#### EXTRACTED INFORMATION ####

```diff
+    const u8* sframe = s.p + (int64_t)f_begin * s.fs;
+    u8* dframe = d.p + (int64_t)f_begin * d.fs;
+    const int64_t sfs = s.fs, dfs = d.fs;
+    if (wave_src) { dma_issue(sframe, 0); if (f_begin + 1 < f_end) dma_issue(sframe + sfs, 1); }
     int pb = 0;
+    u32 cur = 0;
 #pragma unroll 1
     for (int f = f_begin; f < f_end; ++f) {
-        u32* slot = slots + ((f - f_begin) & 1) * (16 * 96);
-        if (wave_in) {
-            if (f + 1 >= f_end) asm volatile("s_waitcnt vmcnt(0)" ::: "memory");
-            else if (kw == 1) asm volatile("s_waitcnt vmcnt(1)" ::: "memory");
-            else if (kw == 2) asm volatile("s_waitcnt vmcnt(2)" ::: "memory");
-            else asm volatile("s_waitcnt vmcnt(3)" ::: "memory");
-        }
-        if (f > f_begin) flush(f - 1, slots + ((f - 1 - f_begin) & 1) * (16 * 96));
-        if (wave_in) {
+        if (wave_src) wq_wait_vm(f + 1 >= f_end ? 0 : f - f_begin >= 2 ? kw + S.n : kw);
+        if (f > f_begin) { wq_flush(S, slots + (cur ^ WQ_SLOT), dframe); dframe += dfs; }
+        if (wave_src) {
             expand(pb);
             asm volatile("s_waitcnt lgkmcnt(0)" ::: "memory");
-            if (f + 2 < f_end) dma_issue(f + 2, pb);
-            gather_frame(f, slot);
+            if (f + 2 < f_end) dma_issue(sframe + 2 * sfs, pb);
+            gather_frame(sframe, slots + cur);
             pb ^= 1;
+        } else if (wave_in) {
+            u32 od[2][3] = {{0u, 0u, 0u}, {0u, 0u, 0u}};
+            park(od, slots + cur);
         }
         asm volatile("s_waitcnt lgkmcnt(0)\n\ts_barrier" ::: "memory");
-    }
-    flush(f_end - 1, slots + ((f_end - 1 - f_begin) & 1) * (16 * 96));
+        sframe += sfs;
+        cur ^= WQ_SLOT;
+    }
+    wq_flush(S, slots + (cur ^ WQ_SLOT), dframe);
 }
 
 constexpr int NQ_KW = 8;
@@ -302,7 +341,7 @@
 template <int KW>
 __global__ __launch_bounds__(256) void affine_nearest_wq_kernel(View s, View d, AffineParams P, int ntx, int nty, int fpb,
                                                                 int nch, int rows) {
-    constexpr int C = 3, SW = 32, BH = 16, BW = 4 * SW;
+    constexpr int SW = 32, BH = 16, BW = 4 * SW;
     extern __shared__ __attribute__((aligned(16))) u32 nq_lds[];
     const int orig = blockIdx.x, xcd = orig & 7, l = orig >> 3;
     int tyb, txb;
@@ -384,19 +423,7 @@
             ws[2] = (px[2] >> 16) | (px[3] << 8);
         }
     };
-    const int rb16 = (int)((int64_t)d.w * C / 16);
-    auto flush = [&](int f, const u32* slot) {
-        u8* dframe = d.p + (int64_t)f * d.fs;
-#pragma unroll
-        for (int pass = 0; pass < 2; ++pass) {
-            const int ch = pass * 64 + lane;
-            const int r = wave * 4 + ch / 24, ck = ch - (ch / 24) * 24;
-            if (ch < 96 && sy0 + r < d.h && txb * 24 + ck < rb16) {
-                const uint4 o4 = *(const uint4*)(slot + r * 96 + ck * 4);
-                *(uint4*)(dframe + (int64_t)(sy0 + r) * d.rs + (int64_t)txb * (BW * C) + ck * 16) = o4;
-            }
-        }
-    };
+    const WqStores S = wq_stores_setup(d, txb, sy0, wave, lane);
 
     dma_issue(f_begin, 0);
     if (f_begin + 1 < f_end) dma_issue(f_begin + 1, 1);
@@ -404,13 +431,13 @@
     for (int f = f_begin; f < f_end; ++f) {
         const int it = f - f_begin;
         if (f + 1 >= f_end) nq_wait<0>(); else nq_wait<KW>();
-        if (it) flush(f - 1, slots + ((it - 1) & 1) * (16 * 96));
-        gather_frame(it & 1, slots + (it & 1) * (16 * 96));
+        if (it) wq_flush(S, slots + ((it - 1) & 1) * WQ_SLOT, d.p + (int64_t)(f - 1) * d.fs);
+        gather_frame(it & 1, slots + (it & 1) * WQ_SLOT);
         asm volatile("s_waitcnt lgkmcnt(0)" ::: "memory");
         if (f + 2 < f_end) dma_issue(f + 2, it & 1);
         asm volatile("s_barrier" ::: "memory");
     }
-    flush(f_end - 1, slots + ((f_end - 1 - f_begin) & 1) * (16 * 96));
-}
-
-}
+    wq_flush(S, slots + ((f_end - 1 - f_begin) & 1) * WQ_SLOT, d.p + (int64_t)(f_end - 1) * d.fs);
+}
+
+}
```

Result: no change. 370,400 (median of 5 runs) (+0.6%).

####

Every entry should be duplicated exactly as written.

```diff
+    const u8* sframe = s.p + (int64_t)f_begin * s.fs;
+    u8* dframe = d.p + (int64_t)f_begin * d.fs;
+    const int64_t sfs = s.fs, dfs = d.fs;
+    if (wave_src) { dma_issue(sframe, 0); if (f_begin + 1 < f_end) dma_issue(sframe + sfs, 1); }
     int pb = 0;
+    u32 cur = 0;
 #pragma unroll 1
     for (int f = f_begin; f < f_end; ++f) {
-        u32* slot = slots + ((f - f_begin) & 1) * (16 * 96);
-        if (wave_in) {
-            if (f + 1 >= f_end) asm volatile("s_waitcnt vmcnt(0)" ::: "memory");
-            else if (kw == 1) asm volatile("s_waitcnt vmcnt(1)" ::: "memory");
-            else if (kw == 2) asm volatile("s_waitcnt vmcnt(2)" ::: "memory");
-            else asm volatile("s_waitcnt vmcnt(3)" ::: "memory");
-        }
-        if (f > f_begin) flush(f - 1, slots + ((f - 1 - f_begin) & 1) * (16 * 96));
-        if (wave_in) {
+        if (wave_src) wq_wait_vm(f + 1 >= f_end ? 0 : f - f_begin >= 2 ? kw + S.n : kw);
+        if (f > f_begin) { wq_flush(S, slots + (cur ^ WQ_SLOT), dframe); dframe += dfs; }
+        if (wave_src) {
             expand(pb);
             asm volatile("s_waitcnt lgkmcnt(0)" ::: "memory");
-            if (f + 2 < f_end) dma_issue(f + 2, pb);
-            gather_frame(f, slot);
+            if (f + 2 < f_end) dma_issue(sframe + 2 * sfs, pb);
+            gather_frame(sframe, slots + cur);
             pb ^= 1;
+        } else if (wave_in) {
+            u32 od[2][3] = {{0u, 0u, 0u}, {0u, 0u, 0u}};
+            park(od, slots + cur);
         }
         asm volatile("s_waitcnt lgkmcnt(0)\n\ts_barrier" ::: "memory");
-    }
-    flush(f_end - 1, slots + ((f_end - 1 - f_begin) & 1) * (16 * 96));
+        sframe += sfs;
+        cur ^= WQ_SLOT;
+    }
+    wq_flush(S, slots + (cur ^ WQ_SLOT), dframe);
 }
 
 constexpr int NQ_KW = 8;
@@ -302,7 +341,7 @@
 template <int KW>
 __global__ __launch_bounds__(256) void affine_nearest_wq_kernel(View s, View d, AffineParams P, int ntx, int nty, int fpb,
                                                                 int nch, int rows) {
-    constexpr int C = 3, SW = 32, BH = 16, BW = 4 * SW;
+    constexpr int SW = 32, BH = 16, BW = 4 * SW;
     extern __shared__ __attribute__((aligned(16))) u32 nq_lds[];
     const int orig = blockIdx.x, xcd = orig & 7, l = orig >> 3;
     int tyb, txb;
@@ -384,19 +423,7 @@
             ws[2] = (px[2] >> 16) | (px[3] << 8);
         }
     };
-    const int rb16 = (int)((int64_t)d.w * C / 16);
-    auto flush = [&](int f, const u32* slot) {
-        u8* dframe = d.p + (int64_t)f * d.fs;
-#pragma unroll
-        for (int pass = 0; pass < 2; ++pass) {
-            const int ch = pass * 64 + lane;
-            const int r = wave * 4 + ch / 24, ck = ch - (ch / 24) * 24;
-            if (ch < 96 && sy0 + r < d.h && txb * 24 + ck < rb16) {
-                const uint4 o4 = *(const uint4*)(slot + r * 96 + ck * 4);
-                *(uint4*)(dframe + (int64_t)(sy0 + r) * d.rs + (int64_t)txb * (BW * C) + ck * 16) = o4;
-            }
-        }
-    };
+    const WqStores S = wq_stores_setup(d, txb, sy0, wave, lane);
 
     dma_issue(f_begin, 0);
     if (f_begin + 1 < f_end) dma_issue(f_begin + 1, 1);
@@ -404,13 +431,13 @@
     for (int f = f_begin; f < f_end; ++f) {
         const int it = f - f_begin;
         if (f + 1 >= f_end) nq_wait<0>(); else nq_wait<KW>();
-        if (it) flush(f - 1, slots + ((it - 1) & 1) * (16 * 96));
-        gather_frame(it & 1, slots + (it & 1) * (16 * 96));
+        if (it) wq_flush(S, slots + ((it - 1) & 1) * WQ_SLOT, d.p + (int64_t)(f - 1) * d.fs);
+        gather_frame(it & 1, slots + (it & 1) * WQ_SLOT);
         asm volatile("s_waitcnt lgkmcnt(0)" ::: "memory");
         if (f + 2 < f_end) dma_issue(f + 2, it & 1);
         asm volatile("s_barrier" ::: "memory");
     }
-    flush(f_end - 1, slots + ((f_end - 1 - f_begin) & 1) * (16 * 96));
-}
-
-}
+    wq_flush(S, slots + ((f_end - 1 - f_begin) & 1) * WQ_SLOT, d.p + (int64_t)(f_end - 1) * d.fs);
+}
+
+}
```

Result: no change. 370,400 (median of 5 runs) (+0.6%).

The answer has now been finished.